PROVIDED ENTRIES:
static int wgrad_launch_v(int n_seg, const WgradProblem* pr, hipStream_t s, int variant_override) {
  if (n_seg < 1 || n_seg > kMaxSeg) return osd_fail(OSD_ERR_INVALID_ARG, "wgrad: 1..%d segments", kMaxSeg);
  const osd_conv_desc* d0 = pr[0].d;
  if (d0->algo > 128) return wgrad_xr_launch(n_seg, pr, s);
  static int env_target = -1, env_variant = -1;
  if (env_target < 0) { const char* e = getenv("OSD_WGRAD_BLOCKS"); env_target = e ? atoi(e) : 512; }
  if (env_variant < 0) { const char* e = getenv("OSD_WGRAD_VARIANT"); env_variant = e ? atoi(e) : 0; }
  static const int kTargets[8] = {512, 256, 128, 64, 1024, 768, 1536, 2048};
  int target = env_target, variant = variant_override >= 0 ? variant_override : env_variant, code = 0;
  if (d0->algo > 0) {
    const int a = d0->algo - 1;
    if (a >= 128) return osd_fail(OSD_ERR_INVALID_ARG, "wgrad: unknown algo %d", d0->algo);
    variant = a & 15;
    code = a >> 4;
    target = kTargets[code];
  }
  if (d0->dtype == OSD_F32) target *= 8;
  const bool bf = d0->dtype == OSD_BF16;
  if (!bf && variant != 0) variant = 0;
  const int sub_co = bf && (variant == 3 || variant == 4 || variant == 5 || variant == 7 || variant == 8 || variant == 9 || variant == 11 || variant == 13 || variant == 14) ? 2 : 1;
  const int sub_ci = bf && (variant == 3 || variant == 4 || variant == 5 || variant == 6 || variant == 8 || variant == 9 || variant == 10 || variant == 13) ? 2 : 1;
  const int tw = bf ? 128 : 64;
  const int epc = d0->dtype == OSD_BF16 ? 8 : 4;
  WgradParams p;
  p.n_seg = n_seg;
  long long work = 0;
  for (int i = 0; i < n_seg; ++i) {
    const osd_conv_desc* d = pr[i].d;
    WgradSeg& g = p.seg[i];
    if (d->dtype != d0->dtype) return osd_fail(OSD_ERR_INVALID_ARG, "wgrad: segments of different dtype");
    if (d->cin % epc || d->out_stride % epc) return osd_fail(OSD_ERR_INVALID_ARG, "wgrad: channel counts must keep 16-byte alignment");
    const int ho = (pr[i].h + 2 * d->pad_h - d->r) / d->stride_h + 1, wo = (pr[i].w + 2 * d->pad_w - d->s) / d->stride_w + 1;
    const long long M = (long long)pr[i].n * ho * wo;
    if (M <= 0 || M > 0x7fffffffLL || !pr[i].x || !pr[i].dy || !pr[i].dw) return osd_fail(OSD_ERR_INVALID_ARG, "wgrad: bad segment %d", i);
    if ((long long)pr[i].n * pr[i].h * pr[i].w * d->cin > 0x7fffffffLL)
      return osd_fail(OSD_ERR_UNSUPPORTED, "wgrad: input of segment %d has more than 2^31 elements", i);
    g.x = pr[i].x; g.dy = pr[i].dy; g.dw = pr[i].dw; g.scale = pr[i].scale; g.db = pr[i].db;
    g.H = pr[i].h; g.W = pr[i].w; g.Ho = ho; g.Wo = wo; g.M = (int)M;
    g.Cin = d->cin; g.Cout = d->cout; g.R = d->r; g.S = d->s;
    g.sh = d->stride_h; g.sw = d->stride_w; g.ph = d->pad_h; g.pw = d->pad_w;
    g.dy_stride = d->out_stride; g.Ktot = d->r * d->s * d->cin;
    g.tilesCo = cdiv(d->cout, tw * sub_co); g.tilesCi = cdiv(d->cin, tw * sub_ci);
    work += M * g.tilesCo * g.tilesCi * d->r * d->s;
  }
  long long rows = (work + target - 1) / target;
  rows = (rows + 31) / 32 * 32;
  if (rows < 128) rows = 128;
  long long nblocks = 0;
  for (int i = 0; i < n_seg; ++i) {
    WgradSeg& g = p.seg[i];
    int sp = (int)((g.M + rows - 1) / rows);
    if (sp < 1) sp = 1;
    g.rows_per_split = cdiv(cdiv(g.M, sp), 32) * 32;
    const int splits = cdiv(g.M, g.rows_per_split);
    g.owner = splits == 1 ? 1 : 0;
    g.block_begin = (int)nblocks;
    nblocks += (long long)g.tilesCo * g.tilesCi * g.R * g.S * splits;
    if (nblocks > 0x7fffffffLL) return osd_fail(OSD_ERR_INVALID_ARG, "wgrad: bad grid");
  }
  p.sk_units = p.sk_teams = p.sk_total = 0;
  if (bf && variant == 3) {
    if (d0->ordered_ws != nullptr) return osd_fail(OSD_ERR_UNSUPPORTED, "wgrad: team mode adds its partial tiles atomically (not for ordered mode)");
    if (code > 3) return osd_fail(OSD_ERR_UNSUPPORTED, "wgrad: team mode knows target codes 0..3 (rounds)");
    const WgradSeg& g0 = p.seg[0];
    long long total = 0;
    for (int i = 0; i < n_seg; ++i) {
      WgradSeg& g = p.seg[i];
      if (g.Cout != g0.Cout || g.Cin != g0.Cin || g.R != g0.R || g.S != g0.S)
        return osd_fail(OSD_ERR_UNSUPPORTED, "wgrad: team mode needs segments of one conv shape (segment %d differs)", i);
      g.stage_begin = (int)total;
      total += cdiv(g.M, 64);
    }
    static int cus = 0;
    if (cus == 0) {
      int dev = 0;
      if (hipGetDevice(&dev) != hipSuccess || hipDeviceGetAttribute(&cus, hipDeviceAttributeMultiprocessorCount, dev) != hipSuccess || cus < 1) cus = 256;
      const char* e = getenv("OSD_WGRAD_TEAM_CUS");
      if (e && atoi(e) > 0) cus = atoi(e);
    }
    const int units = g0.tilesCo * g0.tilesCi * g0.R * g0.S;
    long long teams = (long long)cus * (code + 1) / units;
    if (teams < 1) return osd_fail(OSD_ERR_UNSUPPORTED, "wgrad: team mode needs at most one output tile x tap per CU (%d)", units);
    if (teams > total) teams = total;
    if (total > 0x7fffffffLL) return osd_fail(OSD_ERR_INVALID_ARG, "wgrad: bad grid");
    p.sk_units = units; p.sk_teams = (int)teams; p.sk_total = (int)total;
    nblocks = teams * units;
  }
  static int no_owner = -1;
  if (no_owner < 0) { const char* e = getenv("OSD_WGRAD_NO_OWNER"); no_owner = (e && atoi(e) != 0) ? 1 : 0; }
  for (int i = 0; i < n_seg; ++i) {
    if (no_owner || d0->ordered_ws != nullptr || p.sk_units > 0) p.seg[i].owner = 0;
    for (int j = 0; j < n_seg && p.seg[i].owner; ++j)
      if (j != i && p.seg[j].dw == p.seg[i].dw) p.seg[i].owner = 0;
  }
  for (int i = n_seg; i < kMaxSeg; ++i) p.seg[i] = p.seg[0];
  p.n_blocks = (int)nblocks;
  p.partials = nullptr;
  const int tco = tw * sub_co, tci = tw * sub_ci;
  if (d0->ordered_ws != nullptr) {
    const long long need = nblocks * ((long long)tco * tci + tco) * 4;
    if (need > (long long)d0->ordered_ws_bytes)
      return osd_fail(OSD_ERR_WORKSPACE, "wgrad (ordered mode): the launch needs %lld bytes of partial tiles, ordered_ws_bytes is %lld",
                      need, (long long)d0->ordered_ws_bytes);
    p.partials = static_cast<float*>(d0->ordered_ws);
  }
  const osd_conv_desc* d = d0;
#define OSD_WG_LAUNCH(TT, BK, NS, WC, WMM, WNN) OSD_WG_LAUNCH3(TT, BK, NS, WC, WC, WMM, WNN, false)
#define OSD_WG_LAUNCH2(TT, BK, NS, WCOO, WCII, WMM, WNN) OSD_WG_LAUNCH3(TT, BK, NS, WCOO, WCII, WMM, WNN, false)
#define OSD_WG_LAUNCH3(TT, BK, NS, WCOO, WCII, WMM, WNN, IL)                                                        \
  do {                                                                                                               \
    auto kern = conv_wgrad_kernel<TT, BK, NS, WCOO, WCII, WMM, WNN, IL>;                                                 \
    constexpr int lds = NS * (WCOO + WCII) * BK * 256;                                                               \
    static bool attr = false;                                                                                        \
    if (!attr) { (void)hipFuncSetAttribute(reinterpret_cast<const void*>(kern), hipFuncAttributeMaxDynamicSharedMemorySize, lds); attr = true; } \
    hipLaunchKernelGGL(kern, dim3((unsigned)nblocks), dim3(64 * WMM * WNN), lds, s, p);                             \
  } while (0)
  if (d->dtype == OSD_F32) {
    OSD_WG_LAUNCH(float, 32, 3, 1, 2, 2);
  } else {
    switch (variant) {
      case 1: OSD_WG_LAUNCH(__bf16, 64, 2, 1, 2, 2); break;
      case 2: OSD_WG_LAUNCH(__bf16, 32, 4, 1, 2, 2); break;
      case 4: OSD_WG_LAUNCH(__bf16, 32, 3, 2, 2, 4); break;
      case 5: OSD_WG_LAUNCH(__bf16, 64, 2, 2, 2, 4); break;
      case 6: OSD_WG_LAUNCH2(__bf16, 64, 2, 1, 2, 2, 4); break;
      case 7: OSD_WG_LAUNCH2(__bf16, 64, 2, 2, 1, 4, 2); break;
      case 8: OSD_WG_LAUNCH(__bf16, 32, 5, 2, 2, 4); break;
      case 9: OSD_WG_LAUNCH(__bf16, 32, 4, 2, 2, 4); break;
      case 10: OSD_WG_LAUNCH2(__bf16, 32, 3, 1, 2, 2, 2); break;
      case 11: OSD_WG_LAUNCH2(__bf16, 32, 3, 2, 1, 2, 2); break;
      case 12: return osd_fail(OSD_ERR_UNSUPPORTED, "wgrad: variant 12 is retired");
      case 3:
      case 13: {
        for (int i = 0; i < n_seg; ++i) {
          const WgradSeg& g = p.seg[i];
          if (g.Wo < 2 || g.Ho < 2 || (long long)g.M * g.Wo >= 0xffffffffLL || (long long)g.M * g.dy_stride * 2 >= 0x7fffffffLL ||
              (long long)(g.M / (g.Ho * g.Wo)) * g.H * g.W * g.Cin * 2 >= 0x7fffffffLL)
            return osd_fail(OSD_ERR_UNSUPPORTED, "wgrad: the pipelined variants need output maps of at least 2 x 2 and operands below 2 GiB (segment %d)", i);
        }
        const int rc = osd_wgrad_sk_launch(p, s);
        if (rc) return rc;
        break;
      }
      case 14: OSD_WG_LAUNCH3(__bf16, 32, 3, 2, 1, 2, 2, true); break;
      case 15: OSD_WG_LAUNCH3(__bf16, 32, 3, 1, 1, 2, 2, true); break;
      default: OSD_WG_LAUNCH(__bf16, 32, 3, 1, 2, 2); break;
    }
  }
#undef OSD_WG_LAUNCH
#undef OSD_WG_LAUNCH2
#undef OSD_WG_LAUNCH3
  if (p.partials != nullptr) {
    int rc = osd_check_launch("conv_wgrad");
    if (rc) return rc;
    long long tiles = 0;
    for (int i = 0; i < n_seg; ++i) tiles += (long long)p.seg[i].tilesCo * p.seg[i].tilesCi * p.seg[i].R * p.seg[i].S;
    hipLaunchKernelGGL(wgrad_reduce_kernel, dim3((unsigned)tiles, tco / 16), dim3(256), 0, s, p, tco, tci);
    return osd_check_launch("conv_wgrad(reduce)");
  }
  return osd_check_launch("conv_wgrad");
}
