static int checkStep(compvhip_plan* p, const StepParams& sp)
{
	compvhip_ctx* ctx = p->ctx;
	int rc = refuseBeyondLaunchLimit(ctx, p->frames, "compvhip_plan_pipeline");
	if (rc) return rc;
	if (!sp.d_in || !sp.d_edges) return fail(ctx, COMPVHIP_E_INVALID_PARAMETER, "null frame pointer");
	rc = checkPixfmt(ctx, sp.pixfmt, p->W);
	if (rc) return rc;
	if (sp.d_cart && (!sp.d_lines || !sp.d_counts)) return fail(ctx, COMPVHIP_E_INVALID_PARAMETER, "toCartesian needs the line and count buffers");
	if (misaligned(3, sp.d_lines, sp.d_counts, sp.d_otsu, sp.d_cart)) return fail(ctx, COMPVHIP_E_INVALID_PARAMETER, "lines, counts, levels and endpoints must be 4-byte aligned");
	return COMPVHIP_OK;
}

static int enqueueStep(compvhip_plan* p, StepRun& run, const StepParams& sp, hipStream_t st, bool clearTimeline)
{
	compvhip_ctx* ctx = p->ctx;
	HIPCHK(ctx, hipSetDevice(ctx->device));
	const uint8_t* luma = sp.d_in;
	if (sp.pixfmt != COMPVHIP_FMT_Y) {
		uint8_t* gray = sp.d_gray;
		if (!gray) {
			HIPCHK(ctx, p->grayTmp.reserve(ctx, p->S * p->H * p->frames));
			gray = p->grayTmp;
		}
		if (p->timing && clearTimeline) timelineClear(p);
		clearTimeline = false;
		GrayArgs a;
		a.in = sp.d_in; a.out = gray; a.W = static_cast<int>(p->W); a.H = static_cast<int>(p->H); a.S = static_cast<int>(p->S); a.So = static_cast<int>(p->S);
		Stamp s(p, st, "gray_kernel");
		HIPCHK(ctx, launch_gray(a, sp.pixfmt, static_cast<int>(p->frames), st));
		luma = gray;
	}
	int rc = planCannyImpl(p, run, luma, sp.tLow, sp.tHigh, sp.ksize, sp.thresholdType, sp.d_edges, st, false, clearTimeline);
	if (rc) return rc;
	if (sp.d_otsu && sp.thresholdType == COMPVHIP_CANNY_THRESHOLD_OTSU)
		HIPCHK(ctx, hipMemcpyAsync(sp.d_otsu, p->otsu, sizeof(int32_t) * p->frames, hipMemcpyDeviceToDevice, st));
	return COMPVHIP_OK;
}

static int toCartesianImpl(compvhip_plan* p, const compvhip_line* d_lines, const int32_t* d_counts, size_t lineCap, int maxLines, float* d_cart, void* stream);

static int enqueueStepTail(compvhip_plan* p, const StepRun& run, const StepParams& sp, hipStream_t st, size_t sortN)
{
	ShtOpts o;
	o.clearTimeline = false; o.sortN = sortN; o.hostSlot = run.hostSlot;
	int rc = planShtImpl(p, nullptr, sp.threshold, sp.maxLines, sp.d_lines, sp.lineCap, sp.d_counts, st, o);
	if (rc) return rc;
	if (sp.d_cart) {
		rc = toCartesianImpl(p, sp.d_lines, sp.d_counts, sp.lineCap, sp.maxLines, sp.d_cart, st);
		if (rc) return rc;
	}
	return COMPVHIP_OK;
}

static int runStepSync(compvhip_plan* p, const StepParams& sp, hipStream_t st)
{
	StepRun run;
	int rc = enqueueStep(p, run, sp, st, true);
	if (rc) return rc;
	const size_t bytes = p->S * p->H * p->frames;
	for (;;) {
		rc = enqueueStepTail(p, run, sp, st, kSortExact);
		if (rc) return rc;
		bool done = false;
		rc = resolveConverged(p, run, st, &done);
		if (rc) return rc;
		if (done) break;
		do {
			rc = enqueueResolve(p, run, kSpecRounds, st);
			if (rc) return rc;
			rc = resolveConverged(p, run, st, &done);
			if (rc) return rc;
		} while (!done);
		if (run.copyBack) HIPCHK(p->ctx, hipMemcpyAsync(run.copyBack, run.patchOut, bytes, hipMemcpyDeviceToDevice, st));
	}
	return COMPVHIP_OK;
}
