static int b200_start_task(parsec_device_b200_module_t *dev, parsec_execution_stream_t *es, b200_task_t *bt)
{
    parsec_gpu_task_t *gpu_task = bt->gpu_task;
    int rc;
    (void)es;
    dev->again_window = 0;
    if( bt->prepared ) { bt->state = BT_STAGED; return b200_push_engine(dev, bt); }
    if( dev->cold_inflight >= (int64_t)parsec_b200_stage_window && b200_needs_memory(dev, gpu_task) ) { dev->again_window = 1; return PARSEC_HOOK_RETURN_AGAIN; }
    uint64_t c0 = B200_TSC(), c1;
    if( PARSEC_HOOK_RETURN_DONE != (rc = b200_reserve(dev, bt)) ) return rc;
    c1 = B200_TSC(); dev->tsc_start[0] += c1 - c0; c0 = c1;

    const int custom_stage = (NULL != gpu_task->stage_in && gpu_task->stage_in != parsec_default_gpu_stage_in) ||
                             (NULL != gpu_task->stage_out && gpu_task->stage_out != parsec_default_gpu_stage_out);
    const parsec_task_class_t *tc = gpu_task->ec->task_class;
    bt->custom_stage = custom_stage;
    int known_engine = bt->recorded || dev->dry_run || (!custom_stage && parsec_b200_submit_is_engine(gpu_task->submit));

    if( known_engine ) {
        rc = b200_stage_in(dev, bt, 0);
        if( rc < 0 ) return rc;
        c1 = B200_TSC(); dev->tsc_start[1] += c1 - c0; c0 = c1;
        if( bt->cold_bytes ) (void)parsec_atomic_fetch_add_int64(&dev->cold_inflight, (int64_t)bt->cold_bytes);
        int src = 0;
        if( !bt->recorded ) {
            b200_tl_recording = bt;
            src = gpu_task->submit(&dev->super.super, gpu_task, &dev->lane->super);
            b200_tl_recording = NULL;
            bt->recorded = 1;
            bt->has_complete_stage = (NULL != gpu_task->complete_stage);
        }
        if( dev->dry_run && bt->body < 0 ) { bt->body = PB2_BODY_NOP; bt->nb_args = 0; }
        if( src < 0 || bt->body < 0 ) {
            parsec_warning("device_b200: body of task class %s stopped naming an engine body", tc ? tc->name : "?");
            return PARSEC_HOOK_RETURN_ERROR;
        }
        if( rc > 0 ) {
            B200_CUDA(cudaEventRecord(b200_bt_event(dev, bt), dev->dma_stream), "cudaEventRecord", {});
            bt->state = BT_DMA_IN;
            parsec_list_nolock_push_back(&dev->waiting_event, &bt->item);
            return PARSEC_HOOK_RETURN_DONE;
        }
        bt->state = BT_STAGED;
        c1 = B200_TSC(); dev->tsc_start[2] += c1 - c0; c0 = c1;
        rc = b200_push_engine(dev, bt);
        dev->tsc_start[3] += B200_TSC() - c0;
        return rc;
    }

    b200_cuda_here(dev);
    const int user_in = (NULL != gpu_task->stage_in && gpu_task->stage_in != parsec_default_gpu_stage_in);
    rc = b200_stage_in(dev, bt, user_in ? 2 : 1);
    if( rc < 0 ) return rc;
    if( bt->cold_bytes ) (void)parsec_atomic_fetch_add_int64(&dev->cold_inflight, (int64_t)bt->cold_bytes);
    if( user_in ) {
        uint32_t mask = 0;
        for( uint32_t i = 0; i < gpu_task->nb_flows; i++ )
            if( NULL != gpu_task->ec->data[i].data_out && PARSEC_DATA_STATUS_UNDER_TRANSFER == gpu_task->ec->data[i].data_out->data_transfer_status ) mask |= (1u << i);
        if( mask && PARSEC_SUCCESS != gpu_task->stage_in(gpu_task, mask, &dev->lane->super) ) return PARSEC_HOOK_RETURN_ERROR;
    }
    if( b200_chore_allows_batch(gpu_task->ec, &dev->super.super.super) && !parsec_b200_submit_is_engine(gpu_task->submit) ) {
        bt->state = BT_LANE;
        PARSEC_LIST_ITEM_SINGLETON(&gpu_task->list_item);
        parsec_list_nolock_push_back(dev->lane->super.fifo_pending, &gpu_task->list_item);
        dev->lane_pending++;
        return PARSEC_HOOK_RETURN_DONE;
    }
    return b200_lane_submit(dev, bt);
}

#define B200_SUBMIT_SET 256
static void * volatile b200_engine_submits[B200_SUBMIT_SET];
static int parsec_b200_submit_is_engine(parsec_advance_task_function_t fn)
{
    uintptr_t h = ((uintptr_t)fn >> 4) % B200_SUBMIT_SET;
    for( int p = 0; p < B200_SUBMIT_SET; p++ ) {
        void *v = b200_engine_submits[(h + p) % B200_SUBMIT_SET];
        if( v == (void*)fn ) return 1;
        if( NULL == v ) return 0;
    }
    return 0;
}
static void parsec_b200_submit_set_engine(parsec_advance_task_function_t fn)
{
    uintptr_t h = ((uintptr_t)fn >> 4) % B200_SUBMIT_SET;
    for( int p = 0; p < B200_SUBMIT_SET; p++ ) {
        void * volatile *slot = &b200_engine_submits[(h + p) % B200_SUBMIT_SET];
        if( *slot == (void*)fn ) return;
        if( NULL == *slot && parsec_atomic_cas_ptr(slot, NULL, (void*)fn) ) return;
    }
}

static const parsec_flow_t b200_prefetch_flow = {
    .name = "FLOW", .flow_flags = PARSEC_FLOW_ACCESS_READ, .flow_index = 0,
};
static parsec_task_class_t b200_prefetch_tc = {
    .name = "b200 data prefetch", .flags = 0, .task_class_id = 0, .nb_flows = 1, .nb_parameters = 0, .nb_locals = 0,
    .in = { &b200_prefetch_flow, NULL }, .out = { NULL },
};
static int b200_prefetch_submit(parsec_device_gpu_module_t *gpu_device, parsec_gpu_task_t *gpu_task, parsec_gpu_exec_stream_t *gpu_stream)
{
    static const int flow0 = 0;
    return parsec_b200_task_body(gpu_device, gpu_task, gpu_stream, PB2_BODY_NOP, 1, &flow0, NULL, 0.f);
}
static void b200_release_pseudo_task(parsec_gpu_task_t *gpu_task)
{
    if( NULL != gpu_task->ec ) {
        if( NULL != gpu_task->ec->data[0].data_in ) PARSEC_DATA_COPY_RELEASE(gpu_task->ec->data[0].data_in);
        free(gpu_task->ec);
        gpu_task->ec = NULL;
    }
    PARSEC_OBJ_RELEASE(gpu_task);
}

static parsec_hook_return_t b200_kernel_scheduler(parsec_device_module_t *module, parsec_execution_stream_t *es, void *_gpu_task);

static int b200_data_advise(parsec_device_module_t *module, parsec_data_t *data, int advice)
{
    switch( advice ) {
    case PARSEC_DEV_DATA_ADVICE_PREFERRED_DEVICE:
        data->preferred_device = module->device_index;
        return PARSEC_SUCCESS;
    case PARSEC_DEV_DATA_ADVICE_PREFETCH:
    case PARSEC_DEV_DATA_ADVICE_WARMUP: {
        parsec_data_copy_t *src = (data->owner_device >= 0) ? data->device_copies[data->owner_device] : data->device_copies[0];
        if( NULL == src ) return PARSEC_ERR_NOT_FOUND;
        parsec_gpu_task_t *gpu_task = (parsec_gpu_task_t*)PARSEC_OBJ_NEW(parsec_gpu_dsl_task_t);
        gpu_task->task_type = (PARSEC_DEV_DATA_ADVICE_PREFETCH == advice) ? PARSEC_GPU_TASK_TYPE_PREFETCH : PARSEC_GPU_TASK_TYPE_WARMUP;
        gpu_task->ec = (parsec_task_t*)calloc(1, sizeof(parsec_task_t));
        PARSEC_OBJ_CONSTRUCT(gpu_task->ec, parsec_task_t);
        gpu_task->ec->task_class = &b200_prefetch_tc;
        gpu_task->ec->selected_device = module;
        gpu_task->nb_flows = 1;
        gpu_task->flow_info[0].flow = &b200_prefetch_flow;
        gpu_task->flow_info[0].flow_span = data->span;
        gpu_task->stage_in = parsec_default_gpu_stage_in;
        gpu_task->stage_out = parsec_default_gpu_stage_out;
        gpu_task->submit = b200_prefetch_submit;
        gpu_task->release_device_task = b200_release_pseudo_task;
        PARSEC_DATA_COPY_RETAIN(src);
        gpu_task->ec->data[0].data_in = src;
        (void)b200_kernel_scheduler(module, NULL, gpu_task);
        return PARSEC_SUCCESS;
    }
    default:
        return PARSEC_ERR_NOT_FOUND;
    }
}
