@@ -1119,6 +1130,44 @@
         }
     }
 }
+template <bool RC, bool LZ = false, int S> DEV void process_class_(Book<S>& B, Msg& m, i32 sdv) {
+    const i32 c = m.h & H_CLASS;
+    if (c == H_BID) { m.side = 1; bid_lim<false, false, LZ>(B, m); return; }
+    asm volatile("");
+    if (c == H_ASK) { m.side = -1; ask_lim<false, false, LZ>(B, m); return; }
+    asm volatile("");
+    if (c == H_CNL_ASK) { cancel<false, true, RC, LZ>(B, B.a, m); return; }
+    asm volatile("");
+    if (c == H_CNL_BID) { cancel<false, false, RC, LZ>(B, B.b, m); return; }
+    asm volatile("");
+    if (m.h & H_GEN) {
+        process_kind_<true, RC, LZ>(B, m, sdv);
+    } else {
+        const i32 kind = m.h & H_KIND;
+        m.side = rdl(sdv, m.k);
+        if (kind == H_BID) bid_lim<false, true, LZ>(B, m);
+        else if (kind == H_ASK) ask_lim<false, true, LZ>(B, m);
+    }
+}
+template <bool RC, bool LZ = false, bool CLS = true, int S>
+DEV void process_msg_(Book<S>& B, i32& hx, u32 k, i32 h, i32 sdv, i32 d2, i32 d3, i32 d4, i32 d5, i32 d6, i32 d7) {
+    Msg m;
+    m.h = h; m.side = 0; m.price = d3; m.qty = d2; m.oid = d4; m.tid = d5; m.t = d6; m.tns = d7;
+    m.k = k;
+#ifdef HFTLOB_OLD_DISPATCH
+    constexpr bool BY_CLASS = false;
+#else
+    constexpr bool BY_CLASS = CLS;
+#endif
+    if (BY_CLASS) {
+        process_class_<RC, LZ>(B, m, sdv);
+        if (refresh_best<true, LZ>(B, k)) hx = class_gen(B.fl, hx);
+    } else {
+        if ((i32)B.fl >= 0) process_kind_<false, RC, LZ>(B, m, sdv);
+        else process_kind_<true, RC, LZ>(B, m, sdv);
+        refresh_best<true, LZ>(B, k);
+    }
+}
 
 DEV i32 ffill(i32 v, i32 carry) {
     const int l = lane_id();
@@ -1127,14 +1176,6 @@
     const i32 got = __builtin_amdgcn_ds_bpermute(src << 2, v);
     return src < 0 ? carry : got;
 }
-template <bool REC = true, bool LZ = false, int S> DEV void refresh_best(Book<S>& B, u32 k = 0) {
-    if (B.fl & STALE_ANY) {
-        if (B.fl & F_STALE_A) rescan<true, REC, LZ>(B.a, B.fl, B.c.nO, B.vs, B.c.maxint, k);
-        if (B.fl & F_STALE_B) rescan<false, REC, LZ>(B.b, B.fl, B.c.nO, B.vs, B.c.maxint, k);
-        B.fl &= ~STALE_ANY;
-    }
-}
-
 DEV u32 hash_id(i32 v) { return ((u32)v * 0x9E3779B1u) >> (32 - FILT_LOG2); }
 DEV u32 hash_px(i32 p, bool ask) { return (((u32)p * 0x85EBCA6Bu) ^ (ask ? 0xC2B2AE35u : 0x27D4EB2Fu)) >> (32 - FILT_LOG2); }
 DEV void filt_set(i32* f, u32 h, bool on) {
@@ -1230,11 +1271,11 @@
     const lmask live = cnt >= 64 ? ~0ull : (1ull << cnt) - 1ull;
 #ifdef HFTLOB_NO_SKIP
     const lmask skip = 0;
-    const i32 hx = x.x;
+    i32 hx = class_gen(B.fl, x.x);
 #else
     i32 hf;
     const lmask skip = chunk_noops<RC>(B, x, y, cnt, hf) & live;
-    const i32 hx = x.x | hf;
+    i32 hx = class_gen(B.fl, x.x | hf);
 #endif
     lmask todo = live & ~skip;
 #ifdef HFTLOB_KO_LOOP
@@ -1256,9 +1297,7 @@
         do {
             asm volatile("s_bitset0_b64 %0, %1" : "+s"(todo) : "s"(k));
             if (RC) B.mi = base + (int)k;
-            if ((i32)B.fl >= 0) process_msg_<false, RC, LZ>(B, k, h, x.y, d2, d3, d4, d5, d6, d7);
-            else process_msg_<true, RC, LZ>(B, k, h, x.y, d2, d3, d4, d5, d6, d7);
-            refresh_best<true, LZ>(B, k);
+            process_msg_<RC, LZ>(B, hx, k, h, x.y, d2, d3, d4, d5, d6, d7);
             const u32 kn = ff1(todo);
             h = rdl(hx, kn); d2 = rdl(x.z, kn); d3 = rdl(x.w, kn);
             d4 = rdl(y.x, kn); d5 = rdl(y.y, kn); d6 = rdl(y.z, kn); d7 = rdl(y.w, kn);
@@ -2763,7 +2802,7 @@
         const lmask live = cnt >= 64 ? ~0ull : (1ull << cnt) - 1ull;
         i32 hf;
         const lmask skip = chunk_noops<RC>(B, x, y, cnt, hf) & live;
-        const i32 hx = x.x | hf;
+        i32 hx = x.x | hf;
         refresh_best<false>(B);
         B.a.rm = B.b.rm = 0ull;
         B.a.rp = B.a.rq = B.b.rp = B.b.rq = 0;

EXERCISE DIRECTIONS:
For this exercise, repeat exactly the lines of the data above from the one with "hx = class_gen(B.fl, hx);" down to the one with "const i32 got", both end lines included.

ANSWER FOR THE TASK:
+        if (refresh_best<true, LZ>(B, k)) hx = class_gen(B.fl, hx);
+    } else {
+        if ((i32)B.fl >= 0) process_kind_<false, RC, LZ>(B, m, sdv);
+        else process_kind_<true, RC, LZ>(B, m, sdv);
+        refresh_best<true, LZ>(B, k);
+    }
+}
 
 DEV i32 ffill(i32 v, i32 carry) {
     const int l = lane_id();
@@ -1127,14 +1176,6 @@
     const i32 got = __builtin_amdgcn_ds_bpermute(src << 2, v);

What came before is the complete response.